## BRIEF
No record may be left out; print them all verbatim.

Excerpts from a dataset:
+---+

# cisco/thor

Measured on AMD Instinct MI355X. Metric: encoder Mpixels/s at fixed qp, bit-exact recon vs ref, higher is better.
Workload: dtype u8

## Files before the change

### include/thor_hip.h

```cpp
#ifndef THOR_HIP_H
#define THOR_HIP_H
#include <stddef.h>
#include <stdint.h>
#ifdef __cplusplus
extern "C" {
#endif

struct thor_encoder_info;
void encode_frame_lbd(struct thor_encoder_info* encoder_info);
void encode_frame_hbd(struct thor_encoder_info* encoder_info);

typedef struct thor_hip_params {
  int width, height, qp;
  int bitdepth, input_bitdepth;
  float frame_rate;
  float lambda_coeffI, lambda_coeffP;
  float early_skip_thr;
  int enable_tb_split, enable_pb_split, max_num_ref, HQperiod;
  int num_reorder_pics, interp_ref;
  int dqpP, dqpI;
  float mqpP;
  int intra_period, intra_rdo, encoder_speed;
  int deblocking, cdef, clpf, use_block_contexts, enable_bipred;
  int cfl_intra, cfl_inter;
// ... 57 lines not shown
  int frame_type;
  int qp;
  int num_bits;
  int num_ref;
  int ref_array[4];
  int ref_frame_num[4];
  int has_sse;
  unsigned long long sse[3];
  double psnr[3];
} thor_hip_frame_stats;
int thor_hip_frame_stats_count(const thor_hip_encoder* e, int stream);
int thor_hip_get_frame_stats(const thor_hip_encoder* e, int stream, int i, thor_hip_frame_stats* out);
int thor_hip_report(const thor_hip_encoder* e, int stream, char* buf, size_t n);
int thor_hip_stat_line(const thor_hip_encoder* e, int stream, int num_frames, char* buf, size_t n);

void thor_hip_read_prof(thor_hip_encoder* e, long long out[32]);

int thor_hip_sad_batch(const uint8_t* org, int w, int h, const uint8_t* ref_plane, int plane_w, int plane_h,
                       int rstride, int bx, int by, const int* cand, int n, uint32_t* out);
int thor_hip_interp_luma(const uint8_t* ref_plane, int plane_w, int plane_h, int rstride, int pad, int bx, int by,
                         int w, int h, const int16_t* mv, int n, int bipred, uint8_t* out);
int thor_hip_code_tu_batch(const uint8_t* org, const uint8_t* pred, int size, int qp, int coeff_type, int fast, int n,
                           int16_t* coefq, uint8_t* rec, int* cbp);
typedef struct thor_hip_cell {
  int16_t mv0x, mv0y, mv1x, mv1y;
  uint8_t mode, size, tbpb, cbp;
  int8_t ref0, ref1, dir;
  uint8_t pad;
} thor_hip_cell;
int thor_hip_deblock_frame(uint8_t* yuv, int width, int height, int qp, const thor_hip_cell* cells);

int thor_hip_sad_batch_hbd(const uint16_t* org, int w, int h, const uint16_t* ref_plane, int plane_w, int plane_h,
                           int rstride, int bx, int by, const int* cand, int n, uint32_t* out);
int thor_hip_interp_luma_hbd(const uint16_t* ref_plane, int plane_w, int plane_h, int rstride, int pad, int bx, int by,
                             int w, int h, const int16_t* mv, int n, int bipred, int bitdepth, uint16_t* out);
int thor_hip_code_tu_batch_hbd(const uint16_t* org, const uint16_t* pred, int size, int qp, int coeff_type, int fast, int n,
                               int bitdepth, int16_t* coefq, uint16_t* rec, int* cbp);
int thor_hip_deblock_frame_hbd(uint16_t* yuv, int width, int height, int qp, int bitdepth, const thor_hip_cell* cells);

int thor_hip_kat_intra(const void* plane, int width, int height, int stride, int bitdepth, int size, int tb_split, int n, const int* par,
                       const void* rblocks, void* out);
int thor_hip_kat_inter_yuv(const void* yuv, int width, int height, int bitdepth, int size, int n, const int* par, const int16_t* mv, void* out);
int thor_hip_kat_average(const void* a, const void* b, int size, int bitdepth, int n, void* out);
int thor_hip_kat_cfl(const void* y, void* uv, const void* ry, int n_luma, int bitdepth, int n);
int thor_hip_kat_cdef_dir(const void* blocks, int bitdepth, int n, int* dir, int* var);
int thor_hip_kat_cdef_filter(const void* plane, int width, int height, int stride, int bitdepth, int bsize, int n, const int* par, void* out);
int thor_hip_kat_cdef_frame(int n_jobs, const void* rec_yuv, const void* org_yuv, const uint8_t* mode, int width, int height, int bitdepth, const int* qp,
                            const int* speed, const int* cdef_bits, int8_t* dir, int* var, int* fb_compact, unsigned long long* mse, int* result, int* fb_sel, void* out_yuv);
int thor_hip_kat_clpf(const void* rec_yuv, const void* org_yuv, int width, int height, int bitdepth, int qp, const thor_hip_cell* cells,
                      const int* strength, int fb_log2, const uint8_t* fb_on, uint32_t* stats, void* out_yuv);
int thor_hip_kat_interpolate(const void* yuv0, const void* yuv1, int width, int height, int bitdepth, void* out_yuv);
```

+---+

## REPLY
# cisco/thor

Measured on AMD Instinct MI355X. Metric: encoder Mpixels/s at fixed qp, bit-exact recon vs ref, higher is better.
Workload: dtype u8

## Files before the change

### include/thor_hip.h

```cpp
#ifndef THOR_HIP_H
#define THOR_HIP_H
#include <stddef.h>
#include <stdint.h>
#ifdef __cplusplus
extern "C" {
#endif

struct thor_encoder_info;
void encode_frame_lbd(struct thor_encoder_info* encoder_info);
void encode_frame_hbd(struct thor_encoder_info* encoder_info);

typedef struct thor_hip_params {
  int width, height, qp;
  int bitdepth, input_bitdepth;
  float frame_rate;
  float lambda_coeffI, lambda_coeffP;
  float early_skip_thr;
  int enable_tb_split, enable_pb_split, max_num_ref, HQperiod;
  int num_reorder_pics, interp_ref;
  int dqpP, dqpI;
  float mqpP;
  int intra_period, intra_rdo, encoder_speed;
  int deblocking, cdef, clpf, use_block_contexts, enable_bipred;
  int cfl_intra, cfl_inter;
// ... 57 lines not shown
  int frame_type;
  int qp;
  int num_bits;
  int num_ref;
  int ref_array[4];
  int ref_frame_num[4];
  int has_sse;
  unsigned long long sse[3];
  double psnr[3];
} thor_hip_frame_stats;
int thor_hip_frame_stats_count(const thor_hip_encoder* e, int stream);
int thor_hip_get_frame_stats(const thor_hip_encoder* e, int stream, int i, thor_hip_frame_stats* out);
int thor_hip_report(const thor_hip_encoder* e, int stream, char* buf, size_t n);
int thor_hip_stat_line(const thor_hip_encoder* e, int stream, int num_frames, char* buf, size_t n);

void thor_hip_read_prof(thor_hip_encoder* e, long long out[32]);

int thor_hip_sad_batch(const uint8_t* org, int w, int h, const uint8_t* ref_plane, int plane_w, int plane_h,
                       int rstride, int bx, int by, const int* cand, int n, uint32_t* out);
int thor_hip_interp_luma(const uint8_t* ref_plane, int plane_w, int plane_h, int rstride, int pad, int bx, int by,
                         int w, int h, const int16_t* mv, int n, int bipred, uint8_t* out);
int thor_hip_code_tu_batch(const uint8_t* org, const uint8_t* pred, int size, int qp, int coeff_type, int fast, int n,
                           int16_t* coefq, uint8_t* rec, int* cbp);
typedef struct thor_hip_cell {
  int16_t mv0x, mv0y, mv1x, mv1y;
  uint8_t mode, size, tbpb, cbp;
  int8_t ref0, ref1, dir;
  uint8_t pad;
} thor_hip_cell;
int thor_hip_deblock_frame(uint8_t* yuv, int width, int height, int qp, const thor_hip_cell* cells);

int thor_hip_sad_batch_hbd(const uint16_t* org, int w, int h, const uint16_t* ref_plane, int plane_w, int plane_h,
                           int rstride, int bx, int by, const int* cand, int n, uint32_t* out);
int thor_hip_interp_luma_hbd(const uint16_t* ref_plane, int plane_w, int plane_h, int rstride, int pad, int bx, int by,
                             int w, int h, const int16_t* mv, int n, int bipred, int bitdepth, uint16_t* out);
int thor_hip_code_tu_batch_hbd(const uint16_t* org, const uint16_t* pred, int size, int qp, int coeff_type, int fast, int n,
                               int bitdepth, int16_t* coefq, uint16_t* rec, int* cbp);
int thor_hip_deblock_frame_hbd(uint16_t* yuv, int width, int height, int qp, int bitdepth, const thor_hip_cell* cells);

int thor_hip_kat_intra(const void* plane, int width, int height, int stride, int bitdepth, int size, int tb_split, int n, const int* par,
                       const void* rblocks, void* out);
int thor_hip_kat_inter_yuv(const void* yuv, int width, int height, int bitdepth, int size, int n, const int* par, const int16_t* mv, void* out);
int thor_hip_kat_average(const void* a, const void* b, int size, int bitdepth, int n, void* out);
int thor_hip_kat_cfl(const void* y, void* uv, const void* ry, int n_luma, int bitdepth, int n);
int thor_hip_kat_cdef_dir(const void* blocks, int bitdepth, int n, int* dir, int* var);
int thor_hip_kat_cdef_filter(const void* plane, int width, int height, int stride, int bitdepth, int bsize, int n, const int* par, void* out);
int thor_hip_kat_cdef_frame(int n_jobs, const void* rec_yuv, const void* org_yuv, const uint8_t* mode, int width, int height, int bitdepth, const int* qp,
                            const int* speed, const int* cdef_bits, int8_t* dir, int* var, int* fb_compact, unsigned long long* mse, int* result, int* fb_sel, void* out_yuv);
int thor_hip_kat_clpf(const void* rec_yuv, const void* org_yuv, int width, int height, int bitdepth, int qp, const thor_hip_cell* cells,
                      const int* strength, int fb_log2, const uint8_t* fb_on, uint32_t* stats, void* out_yuv);
int thor_hip_kat_interpolate(const void* yuv0, const void* yuv1, int width, int height, int bitdepth, void* out_yuv);
```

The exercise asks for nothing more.